(Material provided begins)

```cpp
#define GT_CHECK_LAUNCH()                                                        \
  do {                                                                           \
    hipError_t e__ = hipGetLastError();                                          \
    if (e__ != hipSuccess) {                                                     \
      gt_set_error("%s: launch failed: %s", __func__, hipGetErrorString(e__));   \
      return GT_ERR_LAUNCH;                                                      \
    }                                                                            \
  } while (0)

enum { GT_PROF_AGGREGATE = 1, GT_PROF_ATTENTION = 2, GT_PROF_LINEAR = 4, GT_PROF_NORM = 8, GT_PROF_SEGMENT = 16,
       GT_PROF_GEMM_KERNEL = 32 };
unsigned gt_prof_mask();
enum { GT_OPT_ATTN_F32_EXACT = 0, GT_OPT_BNSTATS_ROWS_KERNEL = 1, GT_OPT_LIN_RING = 2, GT_OPT_COUNT };
int gt_opt(int id);
int64_t gt_prof_begin(const char* name, hipStream_t stream, const int64_t* dims, int ndims);
void gt_prof_end(int64_t id, hipStream_t stream);
struct GtProfScope {
  int64_t id;
  hipStream_t stream;
  GtProfScope(unsigned cat, const char* name, gt_stream_t st, std::initializer_list<int64_t> dims)
      : id(-1), stream((hipStream_t)st) {
    if (gt_prof_mask() & cat) id = gt_prof_begin(name, stream, dims.begin(), (int)dims.size());
  }
  ~GtProfScope() { gt_prof_end(id, stream); }
};

static inline int64_t gt_cdiv(int64_t a, int64_t b) { return (a + b - 1) / b; }

typedef uint16_t gt_bf16;

__device__ __forceinline__ float gt_bf16_to_f32(gt_bf16 v) { return __uint_as_float(((uint32_t)v) << 16); }
__device__ __forceinline__ gt_bf16 gt_f32_to_bf16(float f) {
  uint32_t u = __float_as_uint(f);
  if ((u & 0x7fffffffu) > 0x7f800000u) return (gt_bf16)((u >> 16) | 0x40);
  u += 0x7fffu + ((u >> 16) & 1u);
  return (gt_bf16)(u >> 16);
}

typedef __bf16 gt_v2bf __attribute__((ext_vector_type(2)));
typedef float gt_v2f __attribute__((ext_vector_type(2)));
__device__ __forceinline__ uint32_t gt_pack_bf16(float lo, float hi) {
  const gt_v2f f = {lo, hi};
  return __builtin_bit_cast(uint32_t, __builtin_convertvector(f, gt_v2bf));
}

__device__ __forceinline__ void gt_gelu(float z, float& y, float& dydz) {
  const float cdf = 0.5f * (1.f + erff(z * 0.70710678118654752f));
  y = z * cdf;
  dydz = cdf + z * 0.3989422804014327f * __expf(-0.5f * z * z);
}
__device__ __forceinline__ float gt_gate(float dy, float m, float inv_keep) {
  return inv_keep == 0.f ? dy * m : (m > 0.f ? dy * inv_keep : 0.f);
}

struct gt_f4 {
  float x, y, z, w;
};

template <typename T>
__device__ __forceinline__ float4 gt_load4(const T* p);
template <>
__device__ __forceinline__ float4 gt_load4<float>(const float* p) {
  return *reinterpret_cast<const float4*>(p);
}
template <>
__device__ __forceinline__ float4 gt_load4<gt_bf16>(const gt_bf16* p) {
  uint2 u = *reinterpret_cast<const uint2*>(p);
  float4 r;
  r.x = __uint_as_float(u.x << 16);
  r.y = __uint_as_float(u.x & 0xffff0000u);
  r.z = __uint_as_float(u.y << 16);
  r.w = __uint_as_float(u.y & 0xffff0000u);
  return r;
}
template <typename T>
__device__ __forceinline__ void gt_store4(T* p, float4 v);
template <>
__device__ __forceinline__ void gt_store4<float>(float* p, float4 v) {
  *reinterpret_cast<float4*>(p) = v;
}
template <>
__device__ __forceinline__ void gt_store4<gt_bf16>(gt_bf16* p, float4 v) {
  uint2 u;
  u.x = gt_pack_bf16(v.x, v.y);
  u.y = gt_pack_bf16(v.z, v.w);
  *reinterpret_cast<uint2*>(p) = u;
}

__device__ __forceinline__ float4 gt_zero4() { return make_float4(0.f, 0.f, 0.f, 0.f); }
__device__ __forceinline__ float4 gt_add4(float4 a, float4 b) { return make_float4(a.x + b.x, a.y + b.y, a.z + b.z, a.w + b.w); }
__device__ __forceinline__ float4 gt_scale4(float4 a, float s) { return make_float4(a.x * s, a.y * s, a.z * s, a.w * s); }
__device__ __forceinline__ float4 gt_fma4(float4 a, float s, float4 c) {
  return make_float4(fmaf(a.x, s, c.x), fmaf(a.y, s, c.y), fmaf(a.z, s, c.z), fmaf(a.w, s, c.w));
}
__device__ __forceinline__ float4 gt_relu4(float4 a) {
  return make_float4(fmaxf(a.x, 0.f), fmaxf(a.y, 0.f), fmaxf(a.z, 0.f), fmaxf(a.w, 0.f));
}
```

### graphtrans_amd/csrc/layers.hip

```cpp
#include "host_seq.h"
#include "linear_call.h"

namespace {

struct Bump {
  char* base;
  size_t off;
  explicit Bump(void* p) : base(reinterpret_cast<char*>(p)), off(0) {}
  void* take(size_t bytes) {
    void* p = base ? base + off : nullptr;
    off += (bytes + 255) & ~size_t(255);
    return p;
  }
};

struct EncRowsSaved {
  void *a, *x1, *f1, *f2, *g1;
  float *st1, *st2;
};
struct EncSaved {
  void *qkv, *ctx, *xp, *ctxp;
  float* lse;
  EncRowsSaved r;
  size_t bytes;
// ... 364 lines not shown
  Bump b(p);
  GinWork w;
  w.m = mlp2_work(L->compute, L->N, L->D, b);
  w.m.lin_ws1 = b.take(w.m.lin_ws_bytes);
  w.m.w1_t = L->w1_t; w.m.w2_t = L->w2_t;
  w.d_x = b.take((size_t)L->N * L->D * 4);
  w.agg_ws_bytes = gt_aggregate_bwd_workspace_bytes(GT_CONV_GIN, L->edge_mode, L->D, L->edge_cols, L->table_rows);
  w.agg_ws = b.take(w.agg_ws_bytes);
  w.seg_ws_bytes = gt_segment_sum_workspace_bytes(L->N, L->D);
  w.seg_ws = b.take(w.seg_ws_bytes);
  w.bytes = b.off;
  return w;
}

}

extern "C" size_t gt_encoder_layer_saved_bytes(const gt_encoder_layer* L) { return L ? enc_saved(L, false, nullptr).bytes : 0; }
extern "C" size_t gt_encoder_layer_workspace_bytes(const gt_encoder_layer* L) { return L ? enc_work(L, false, nullptr).bytes : 0; }
extern "C" int64_t gt_encoder_layer_grad_elems(const gt_encoder_layer* L) {
  if (!L) return 0;
  const int64_t d = L->d_model, F = L->ffn;
  return 3 * d * d + 3 * d + d * d + d + F * d + F + d * F + d + 4 * d;
}

extern "C" int gt_encoder_layer_fwd(const gt_encoder_layer* L, const void* x, void* y, void* saved, gt_stream_t st) {
  GT_TRY(enc_check("gt_encoder_layer_fwd", L));
  GT_CHECK_ARG(x && y && saved, "null buffer");
  if (L->rows == 0) return GT_OK;
  const EncSaved s = enc_saved(L, false, saved);
  const int t = L->dtype, c = t == GT_BF16 ? GT_BF16 : L->compute;
  const int64_t R = L->rows, d = L->d_model;
  const float p = L->training ? L->dropout_p : 0.f;
  const float scale = 1.0f / sqrtf((float)(d / L->nhead));
  GT_TRY(gt_linear_fwd(t, t, c, x, L->in_w, L->in_b, s.qkv, R, 3 * d, d, 0, 0.f, 0, st));
  GT_TRY(gt_attn_fwd(t, s.qkv, s.ctx, s.lse, R, d, L->nhead, L->seq_desc, L->num_seqs, L->row_stride, L->max_npos,
                     L->work_items, L->num_work, nullptr, nullptr, 0.f, scale, p, L->seed, st));
  return enc_rows_fwd(L, R, x, s.ctx, s.r, y, st);
}

extern "C" int gt_encoder_layer_bwd(const gt_encoder_layer* L, const void* x, const void* dy, const void* saved, void* dx,
                                    float* grads, void* workspace, size_t workspace_bytes, gt_stream_t st) {
  GT_TRY(enc_check("gt_encoder_layer_bwd", L));
  GT_CHECK_ARG(x && dy && saved && dx && grads && workspace, "null buffer");
  const EncWork w = enc_work(L, false, workspace);
  if (workspace_bytes < w.bytes) { gt_set_error("gt_encoder_layer_bwd: workspace too small"); return GT_ERR_WORKSPACE; }
  if (L->rows == 0) return GT_OK;
  const EncSaved s = enc_saved(L, false, const_cast<void*>(saved));
  const EncGrads g = enc_grads(L, grads);
  const int t = L->dtype, c = t == GT_BF16 ? GT_BF16 : L->compute;
  const int64_t R = L->rows, d = L->d_model;
  const float p = L->training ? L->dropout_p : 0.f;
  const float scale = 1.0f / sqrtf((float)(d / L->nhead));
  GT_TRY(enc_rows_bwd(L, R, x, s.ctx, dy, s.r, w.r, g, w.d_ctx, dx, true, st));
  GT_TRY(gt_attn_bwd(t, s.qkv, s.ctx, w.d_ctx, s.lse, w.delta, w.d_qkv, R, d, L->nhead, L->seq_desc, L->num_seqs,
                     L->row_stride, L->max_npos, L->work_items, L->num_work, nullptr, nullptr, 0.f, scale, p, L->seed, st));
  GT_TRY(gt_linear_bwd_dw_forked(t, t, c, x, L->in_w, w.d_qkv, nullptr, g.in_w, g.in_b, R, 3 * d, d, d, 3 * d, 0.f, w.lin_ws_in,
                                 w.lin_ws_in_bytes, st));
  return gt_linear_bwd(t, t, c, x, L->in_w, w.d_qkv, nullptr, dx, nullptr, dx, nullptr, nullptr, R, 3 * d, d, 0.f, w.lin_ws_in,
                       w.lin_ws_in_bytes, st);
}

extern "C" size_t gt_gcn_layer_saved_bytes(const gt_gcn_layer* L) { return L ? gcn_saved(L, nullptr).bytes : 0; }
extern "C" size_t gt_gcn_layer_workspace_bytes(const gt_gcn_layer* L) { return L ? gcn_work(L, nullptr).bytes : 0; }
extern "C" int64_t gt_gcn_layer_grad_elems(const gt_gcn_layer* L) {
  if (!L) return 0;
  return L->D * L->D + 2 * L->D + edge_w_elems(L) + edge_b_elems(L) + 2 * L->D;
}

extern "C" int gt_gcn_layer_fwd(const gt_gcn_layer* L, const void* h_in, const void* vn, void* x_out, void* y, void* saved,
                                void* workspace, size_t workspace_bytes, gt_stream_t st) {
  GT_TRY(gcn_check("gt_gcn_layer_fwd", L));
  GT_CHECK_ARG(h_in && y && saved && workspace, "null buffer");
  GT_CHECK_ARG(!L->has_vn || L->x_has_vn || (vn && x_out), "virtual-node layer needs vn and x_out");
  const GcnWork w = gcn_work(L, workspace);
  if (workspace_bytes < w.bytes) { gt_set_error("gt_gcn_layer_fwd: workspace too small"); return GT_ERR_WORKSPACE; }
  if (L->N == 0) return GT_OK;
  const GcnSaved s = gcn_saved(L, saved);
  const void* x;
  GT_TRY(conv_add_vn(L, h_in, vn, x_out, &x, st));
  GT_TRY(gt_linear_fwd(GT_F32, GT_F32, L->compute, x, L->lin_w, L->lin_b, s.lin, L->N, L->D, L->D, 0, 0.f, 0, st));
  if (L->ev_graph_ready) GT_TRY(gt_stream_wait_event(st, L->ev_graph_ready));
  GT_TRY(gt_aggregate_fwd(GT_CONV_GCN, L->edge_mode, GT_F32, s.lin, L->N, L->E, L->D, L->in_ptr, L->in_src, L->in_eid, L->deg,
                          L->dis, L->root, L->edge_attr, L->edge_cols, L->edge_w, L->edge_b, L->tab_off, L->table_rows, nullptr, s.agg, st));
  GT_TRY(gt_batchnorm_fwd_bcast(GT_F32, s.agg, L->bn_w, L->bn_b, L->bn_rm, L->bn_rv, L->training ? L->bn_nbt : nullptr,
                                L->bn_momentum, L->bn_eps, L->training, L->relu, L->residual ? x : nullptr, L->vn_next,
                                L->vn_next ? L->node_graph : nullptr, L->vn_next ? L->ev_vn_next : nullptr, L->N, L->D, y, s.stats,
                                s.stats + L->D, L->dropout_p, L->seed, w.bn_ws, w.bn_ws_bytes, st));
  return GT_OK;
}

extern "C" int gt_gcn_layer_bwd(const gt_gcn_layer* L, const void* x, const void* dy, const void* dx_extra,
                                const void* saved, void* d_h_in, void* d_vn, float* grads, void* workspace,
                                size_t workspace_bytes, gt_stream_t st) {
  GT_TRY(gcn_check("gt_gcn_layer_bwd", L));
  GT_CHECK_ARG(x && dy && saved && d_h_in && grads && workspace, "null buffer");
  const GcnWork w = gcn_work(L, workspace);
  if (workspace_bytes < w.bytes) { gt_set_error("gt_gcn_layer_bwd: workspace too small"); return GT_ERR_WORKSPACE; }
  if (L->N == 0) return GT_OK;
  const GcnSaved s = gcn_saved(L, const_cast<void*>(saved));
  const GcnGrads g = gcn_grads(L, grads);
  if (L->bn_part_in && L->bn_nparts_in > 0 && L->dropout_p == 0.f)
    GT_TRY(gt_batchnorm_bwd_parts(GT_F32, s.agg, dy, L->bn_w, L->bn_b, s.stats, s.stats + L->D, L->training, L->relu, L->N, L->D,
                                  w.d_agg, g.bn_w, g.bn_b, L->bn_part_in, L->bn_nparts_in, st));
  else
    GT_TRY(gt_batchnorm_bwd(GT_F32, s.agg, dy, L->bn_w, L->bn_b, s.stats, s.stats + L->D, L->training, L->relu, L->N, L->D,
                            w.d_agg, g.bn_w, g.bn_b, L->dropout_p, L->seed, w.bn_ws, w.bn_ws_bytes, st));
  GT_TRY(gt_aggregate_bwd(GT_CONV_GCN, L->edge_mode, GT_F32, s.lin, w.d_agg, L->N, L->E, L->D, L->out_ptr, L->out_dst,
                          L->out_eid, L->deg, L->dis, L->root, L->edge_attr, L->edge_cols, L->edge_w, L->edge_b, L->tab_off,
                          L->table_rows, nullptr, w.d_lin, g.root, g.edge_w, g.edge_b, nullptr, w.agg_ws, w.agg_ws_bytes, st));
  if (L->ev_dx_wait) GT_TRY(gt_stream_wait_event(st, L->ev_dx_wait));
  LinBwd lin{GT_F32, GT_F32, L->compute, x, L->lin_w, w.d_lin, nullptr, dx_extra, L->residual ? dy : nullptr, d_h_in, g.lin_w, g.lin_b,
               L->N, L->D, L->D, L->D, L->D, 1, 0, 0, 0.f, w.lin_ws, w.lin_ws_bytes, (hipStream_t)st};
  lin.weight_t = L->lin_wt;
  if (L->prev_saved && L->prev_bn_part) {
    const GcnSaved ps = gcn_saved(L, const_cast<void*>(L->prev_saved));
    lin.bn_x = (const float*)ps.agg; lin.bn_ldx = L->D; lin.bn_mean = ps.stats; lin.bn_rstd = ps.stats + L->D;
    lin.bn_w = L->prev_bn_w; lin.bn_b = L->prev_bn_b; lin.bn_relu = L->prev_relu; lin.bn_part = L->prev_bn_part;
  }
  lin.bcast = L->dx_bcast; lin.bcast_idx = L->dx_bcast_idx;
  GT_TRY(lin_bwd(lin));
  return conv_pool_d_vn(L, d_h_in, d_vn, w.seg_ws, w.seg_ws_bytes, st);
}

extern "C" size_t gt_vn_update_saved_bytes(const gt_vn_update* L) { return L ? mlp2_saved(L->B, L->D, nullptr).bytes : 0; }
extern "C" size_t gt_vn_update_workspace_bytes(const gt_vn_update* L) { return L ? vn_work(L, nullptr).bytes : 0; }
extern "C" int64_t gt_vn_update_grad_elems(const gt_vn_update* L) { return L ? 4 * L->D * L->D + 9 * L->D : 0; }
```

(Material provided ends)

● **Task to carry out**: Which lines of the material contain the string "nhead"? List each of them.

● **Answer for this exercise**:
  const float scale = 1.0f / sqrtf((float)(d / L->nhead));
  GT_TRY(gt_attn_fwd(t, s.qkv, s.ctx, s.lse, R, d, L->nhead, L->seq_desc, L->num_seqs, L->row_stride, L->max_npos,
  const float scale = 1.0f / sqrtf((float)(d / L->nhead));
  GT_TRY(gt_attn_bwd(t, s.qkv, s.ctx, w.d_ctx, s.lse, w.delta, w.d_qkv, R, d, L->nhead, L->seq_desc, L->num_seqs,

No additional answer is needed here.